I agree with most of this. As far as the deterrence aspect of the current state of the death penalty in the US, it has very little effect. Not surprising when the time between conviction and death is often more than 20 years.
I expect no sympathy on these boards. And they do not disappoint. I addressed what she offered, then explained why I thought her reason dumb. She served up more dumb, refusing to support her own position or counter my points. I’m happy to discuss most anything. But when someone shucks logic, well, that’s got to be pointed out. YMMV.
Because these people have removed themselves from the set of people I give a shit about. I don’t care what they want. After they’re convicted of a horrific crime the important side of the equation to me is what will most benefit society. That’s one of the reasons I’m for fewer death penalty cases, but for MUCH faster sentences being carried out in those that do get so sentenced.
It’s also why I’m exploring the idea of using them as an example. I don’t give a shit about them. As I said, I think a life sentence is worse—for them. But if we can have an iota of good come out some scumbags existence, shouldn’t we do it? I don’t know what I’d do if it were left up to me. I’m aware of all the counter arguments and see their merits. Though I would pull the lever on this scum. I’d also throw rocks at people who rape and murder the elderly, children, or otherwise defenseless among us.
Actually, the original juries were composed of witnesses, not of impartial judges-of-fact, and they were held to precisely this standard – if they brought home a verdict which proved later to be false accusation of an innocent person, they suffered the punishment they had laid down for the innocent convicted person.

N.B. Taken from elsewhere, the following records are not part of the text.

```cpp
void channel_ln(hipStream_t s, const View& out, const View& in0, const View* in1, const float* gamma);
void temporal_prologue(hipStream_t s, const View& x, const float* gamma, const float* lw, const float* lb,
                       const View& z, const View& r);

struct AttnGeom {
  int mode;
  int D, H, W;
  int ws0, ws1, ws2;
  int ss0, ss1, ss2;
  int Dp, Hp, Wp;
  int per;
};
__host__ __device__ inline int temporal_slots(const AttnGeom& g) { return g.per ? g.per : (g.D <= 16 ? 16 : 32); }
bool attention_core(hipStream_t s, const View& qkv, const View& o, const AttnGeom& g, int heads, int dim_head,
                    const float* bias_dense, int bstride, const float* rope_cos, const float* rope_sin, float q_scale,
                    bool bf16);
void window_attention(hipStream_t s, const View& qkv, const View& o, const AttnGeom& g, int heads,
                      const float* bias_dense , const float* rope_cos,
                      const float* rope_sin , float q_scale);
bool temporal_attention64(hipStream_t s, const View& qkv, const View& o, const AttnGeom& g, int heads, int dim_head,
                          const float* bias64, const float* rope_cos, const float* rope_sin, float q_scale);
bool fused_attn_supported(int C, int ntok, int dim_head, int heads);
bool stw_fused(hipStream_t s, const View& x, const AttnGeom& g, int heads, int dim_head, const float* gamma,
               const float* wqkv, const float* wp, const float* bp, const float* bias_dense, int bstride,
               const float* rcos, const float* rsin, float q_scale);
bool temporal_fused(hipStream_t s, const View& x, const View& out, const AttnGeom& g, int heads, int dim_head,
                    const float* gamma, const float* ln_w, const float* ln_b, const float* wqkv, const float* wout,
                    const float* bias_dense, int bstride, const float* rcos, const float* rsin, float q_scale);
bool attn_x3_supported(int C, int ntok, int dim_head, int heads);
int attn_x3_unit_halves(int C);
bool stw_x3(hipStream_t s, const View& x, const AttnGeom& g, int heads, int dim_head, const float* gamma,
            const void* wpk, const float* wsc, const float* bp, const float* mbias, int npat,
            const float* rcos, const float* rsin, float q_scale, bool bf16);
bool stw64_x3_supported(int C, int ntok, int dim_head, int heads);
bool stw64_x3(hipStream_t s, const View& x, const AttnGeom& g, int heads, int dim_head, const float* gamma,
              const void* wpk, const float* wsc, const float* bp, const float* mbias, int npat, const float* rcos,
              const float* rsin, float q_scale, bool bf16);
bool temporal_x3(hipStream_t s, const View& x, const View& out, const AttnGeom& g, int heads, int dim_head,
                 const float* gamma, const float* ln_w, const float* ln_b, const void* wpk, const float* wsc,
                 const float* mbias, const float* rcos, const float* rsin, float q_scale, bool bf16);
bool temporal64_x3_supported(int C, int frames, int dim_head, int heads);
bool temporal64_x3(hipStream_t s, const View& x, const View& out, const AttnGeom& g, int heads, int dim_head,
                   const float* gamma, const float* ln_w, const float* ln_b, const void* wpk, const float* wsc,
                   const float* mbias, const float* rcos, const float* rsin, float q_scale, bool bf16);
struct XPathArgs {
  const float* x; long xb, xc, xt;
  int T, L, F, LP;
  float* out; long ob, oc, ot; int Cout;
  const _Float16* w; const float* rscale; const float* cbias;
  const float* add; long ab, ac, at;
  int FG, ngroups, gtiles, xcd;
  int tile_start[50];
  int tile_last[50];
};
bool xpath_x3_forward(hipStream_t s, const View& out, const View& x, const void* w, const float* rscale,
                      const float* cbias, const View* add = nullptr);
int xpad_size(int L);
void xpad_forward(hipStream_t s, const View& xpad, const View& x);
struct NoisePoolArgs {
  const float* x; long xb, xc, xt;
  int T, L, F, LP;
  float* out; long ob, oc, ot; int Cout;
  const _Float16* w; const float* rscale; const float* bias;
  const float* add; long ab, ac, at;
};
bool noise_pool_x3_forward(hipStream_t s, const View& out, const View& x, const void* w, const float* rscale,
                           const float* bias);
bool conv7c3_x3_forward(hipStream_t s, const View& out, const View& x, const void* w, const float* rscale,
                        const float* bias, const View* add);
int narrow_cot(int KS, int M);
bool conv_narrow_forward(hipStream_t s, const View& out, const View& in0, const View* in1, const PackedW& w,
                         int stride, int pad, const ConvEpi& epi);
bool conv_gemm_x3_forward(hipStream_t s, const View& out, const View& in0, const View* in1, const PackedW& w,
                          int stride, int pad, const ConvEpi& epi);
void cross_attention(hipStream_t s, const float* q, const float* k, const float* v, float* o, int B, int C,
                     int heads, int NQ, int NK);
bool cross_attention_x3(hipStream_t s, const float* q, const float* k, const float* v, float* o, int B, int C,
                        int heads, int NQ, int NK);
size_t cross_kv_halves(int B, int C, int heads, int NK);
bool cross_kv_split(hipStream_t s, const float* k, const float* v, _Float16* kvp, int B, int C, int heads, int NK);
bool cross_attention_x3p(hipStream_t s, const float* q, const _Float16* kvp, float* o, int B, int C, int heads, int NQ,
                         int NK);

void copy_view(hipStream_t s, const View& dst, const View& src);
void maxpool_hw2(hipStream_t s, const View& dst, const View& src);
void bilinear_frames(hipStream_t s, const View& dst, const View& a, const View& b, int t_split);
void adaptor_stats(hipStream_t s, const View& x, float* mean, float* std_, double* partials);
void adaptor_normalize(hipStream_t s, const View& dst, const View& src, const float* mean, const float* std_);
void zero_pad_frames(hipStream_t s, const View& x);

struct StepCoef {
  float sra, srm1;
  float c1, c2, sigma;
  int t;
  int use_noise;
  int kind;
};
void sampler_step(hipStream_t s, float* x, const float* eps, int B, int n, const StepCoef* coefs,
                  const int* step_ctr, const float* noise , uint64_t seed, int sample_base,
                  int round, int k_lo, int k_hi, float q_w, float* thresh_out);
size_t sampler_sel_bytes(int B, int n);
void sampler_step_mw(hipStream_t s, float* x, const float* eps, int B, int n, const StepCoef* coefs, int* step_ctr,
                     const float* noise, uint64_t seed, int sample_base, int round, int k_lo, int k_hi, float q_w,
                     float* thresh_out, unsigned* ws, int* t_next, int nsteps);
void sampler_step_t(hipStream_t s, float* x, const float* eps, int B, int n, const StepCoef* coefs, const float* noise,
                    int k_lo, int k_hi, float q_w, float* thresh_out, unsigned* ws);
void q_sample(hipStream_t s, float* xt, const float* x0, const float* noise, float* noise_out, int B, int n,
              const float2* qc, uint64_t seed, int sample_base, int round);
int loss_chunks(int n);
void x0_loss(hipStream_t s, const float* xt, const float* eps, const float* noise, int B, int n, const StepCoef* coefs,
             int loss_type, bool clip, int k_lo, int k_hi, float q_w, float* pred_x0, double* part, double* loss_sum,
             float* thresh_out, unsigned* ws);
void abs_diff_sum(hipStream_t s, const float* a, const float* b, int B, int n, double* part, double* sums);
void fill_normal(hipStream_t s, float* x, int B, int n, uint64_t seed, int sample_base, int round, int stream_id);
void set_t_from_step(hipStream_t s, int* t_batch, int B, const StepCoef* coefs, const int* step_ctr);
void incr_counter(hipStream_t s, int* ctr);
void t_to_int(hipStream_t s, const int64_t* t, int* t_batch, int B);

void warp_blend(hipStream_t s, float* out, const float* src, int N, int C, int S, const float* flow,
                const float* occ, int T, int fh, int fw, const float* prev);
void affine_relu(hipStream_t s, float* out, const float* in, const float* a, const float* b, int N, int C, int HW);
void avgpool2(hipStream_t s, float* out, const float* in, int planes, int Ho, int Wo);

void warp_frames(hipStream_t s, float* out, const float* src, const float* flow, int B, int C, int T, int S,
                 int fh, int fw, long out_sb, long out_sc, long out_st);

void aa_down(hipStream_t s, float* out, const float* in, const float* w, int N, int C, int H, int W, int k,
             int step);
void region_stats(hipStream_t s, const float* logits, int NR, int h, int w, float temperature, float* heat,
                  float* shift, float* covar, float* affine, float* u, float* sv);
void bg_head(hipStream_t s, const float* feat, int N, int Cin, int HW, const float* fw, const float* fb, int nout,
             int bg_type, float* out);
void sparse_motion(hipStream_t s, const float* src, const float* dshift, const float* dcov, const float* daff,
                   const float* sshift, const float* scov, const float* saff, const float* bg, float* motion,
                   float* pin, int N, int R, int C, int h, int w, int use_cov, int use_def, int revert, float var);
void flow_combine(hipStream_t s, const float* logits, const float* motion, int N, int K, int h, int w, float* flow);

}
```

140-extdm-distribution-extrapolation-diffusion-model-for-video-prediction_amd/csrc/norm.hip:

```cpp
#include "kernels.h"
#include <stdexcept>

namespace extdm {

namespace {

__device__ __forceinline__ double wave_sum(double v) {
#pragma unroll
  for (int o = 32; o > 0; o >>= 1) v += __shfl_xor(v, o);
  return v;
}

__device__ __forceinline__ void block_sum2(double& a, double& b, double* sh) {
  a = wave_sum(a);
  b = wave_sum(b);
  const int w = threadIdx.x >> 6, l = threadIdx.x & 63;
  __syncthreads();
  if (l == 0) { sh[w] = a; sh[4 + w] = b; }
  __syncthreads();
  a = sh[0] + sh[1] + sh[2] + sh[3];
  b = sh[4] + sh[5] + sh[6] + sh[7];
}

struct V5 {
// ... 291 lines not shown
      bad |= fabsf(w) >= 65504.f;
      const _Float16 a = (_Float16)w;
      hi[e >> 3][e & 7] = a;
      lo[e >> 3][e & 7] = (_Float16)((w - (float)a) * X3_LO_UP);
    }
    if (tpos < n) {
      _Float16* d = ob + (long)tpos * 8;
      *reinterpret_cast<h8*>(d) = hi[0];
      *reinterpret_cast<h8*>(d + c8s) = hi[1];
      *reinterpret_cast<h8*>(d + hl_stride) = lo[0];
      *reinterpret_cast<h8*>(d + hl_stride + c8s) = lo[1];
    }
  }
  if (bad) atomicOr(range_flag, 1);
}

__device__ __forceinline__ float ld2(const float* p0, long b0, long c0s, int C0, const float* p1, long b1,
                                     long c1s, int c) {
  return c < C0 ? p0[b0 + (long)c * c0s] : p1[b1 + (long)(c - C0) * c1s];
}

__global__ __launch_bounds__(256) void channel_ln4_kernel(float* out, long osb, long osc, long ost,
                                                          const float* p0, long sb0, long sc0, long st0, int C0,
                                                          const float* p1, long sb1, long sc1, long st1, int C,
                                                          int T, int HW, int B, const float* gamma) {
  __shared__ double red[8][32][4], red2[8][32][4];
  __shared__ float stat[2][32][4];
  const int q = threadIdx.x & 31, grp = threadIdx.x >> 5;
  const long nq = (long)B * T * HW / 4;
  const long idx = (long)blockIdx.x * 32 + q;
  const bool ok = idx < nq;
  const long pix = (ok ? idx : 0) * 4;
  const int hw = (int)(pix % HW);
  const int t = (int)((pix / HW) % T);
  const int b = (int)(pix / ((long)HW * T));
  const long b0 = (long)b * sb0 + (long)t * st0 + hw;
  const long b1 = (long)b * sb1 + (long)t * st1 + hw;
  auto ld4 = [&](int c) __attribute__((always_inline)) {
    return c < C0 ? *reinterpret_cast<const float4*>(p0 + b0 + (long)c * sc0)
                  : *reinterpret_cast<const float4*>(p1 + b1 + (long)(c - C0) * sc1);
  };
  double s[4] = {0.0, 0.0, 0.0, 0.0}, ss[4] = {0.0, 0.0, 0.0, 0.0};
  if (ok) {
#pragma unroll 4
    for (int c = grp; c < C; c += 8) {
      const float4 v = ld4(c);
      const double d[4] = {v.x, v.y, v.z, v.w};
#pragma unroll
      for (int k = 0; k < 4; ++k) { s[k] += d[k]; ss[k] += d[k] * d[k]; }
    }
  }
#pragma unroll
  for (int k = 0; k < 4; ++k) { red[grp][q][k] = s[k]; red2[grp][q][k] = ss[k]; }
  __syncthreads();
  if (threadIdx.x < 128) {
    const int qq = threadIdx.x >> 2, k = threadIdx.x & 3;
    double tt = 0.0, t2 = 0.0;
    for (int i = 0; i < 8; ++i) { tt += red[i][qq][k]; t2 += red2[i][qq][k]; }
    const double mean = tt / C;
    double var = t2 / C - mean * mean;
    if (var < 0) var = 0;
    stat[0][qq][k] = (float)mean;
    stat[1][qq][k] = sqrtf((float)var + 1e-5f);
  }
  __syncthreads();
  if (!ok) return;
  float m[4], den[4];
#pragma unroll
  for (int k = 0; k < 4; ++k) { m[k] = stat[0][q][k]; den[k] = stat[1][q][k]; }
  const long ob = (long)b * osb + (long)t * ost + hw;
#pragma unroll 4
  for (int c = grp; c < C; c += 8) {
    const float4 v = ld4(c);
    const float g = gamma[c];
    float4 o;
    o.x = (v.x - m[0]) / den[0] * g;
    o.y = (v.y - m[1]) / den[1] * g;
    o.z = (v.z - m[2]) / den[2] * g;
    o.w = (v.w - m[3]) / den[3] * g;
    *reinterpret_cast<float4*>(out + ob + (long)c * osc) = o;
  }
}
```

Yes. I made this very point a little earlier. It is, I think, the best argument against what I proposed.
I don’t think this is right. Our justice system endeavors to to work on two prongs: making victims whole (or as whole as possible) and punishing the criminal. Both can be deterrents. Take huge jury awards, for instance, that go beyond making the victim whole. Now, when it comes to murder, it is impossible to make the victim, or their family, whole. But there is “justice” in seeing the criminal pay for his crime. How many times do people feel the justice system failed them because a criminal got two years instead of ten?
You say the only relevant question is “What is the best way to prevent this person from committing the crime again?” Shouldn’t we also take into consideration what might make others less apt to commit similar crimes? If no, why not? It seems to me that that is the ultimate function of our justice system.
Hang on a second. You think we should torture certain criminals to death, because the horrendous fate would be a stronger deterrent than the normal death penalty. But you also think that life in prison would be an even worse fate. So… why not get rid of the death penalty altogether, in all it’s forms, and give all murderers the worst punishment possible? Should that be the best deterrent of all?
Anyway, if the ultimate goal is putting these people to good public use, tearing them to pieces in a public festival of gore for the very dubious “deterrent” effect is pretty wrongheaded. Far better to kill them in a way that leaves as much of their carcass intact as possible, so that we can use it for organ donations, or cadavers for medical students, both of which are important needs for which supply is chronically short. Cramming rats up some sick fuck’s anus is a waste of a perfectly good colon, which some cancer patient somewhere could no doubt put to a better use.
Well even if nobody wanted to kill cold-bloodedly, I’m sure there’d still be people lining up to volunteer because they get their rocks off on that sort of thing. It makes a big difference when you’re passionate about your work.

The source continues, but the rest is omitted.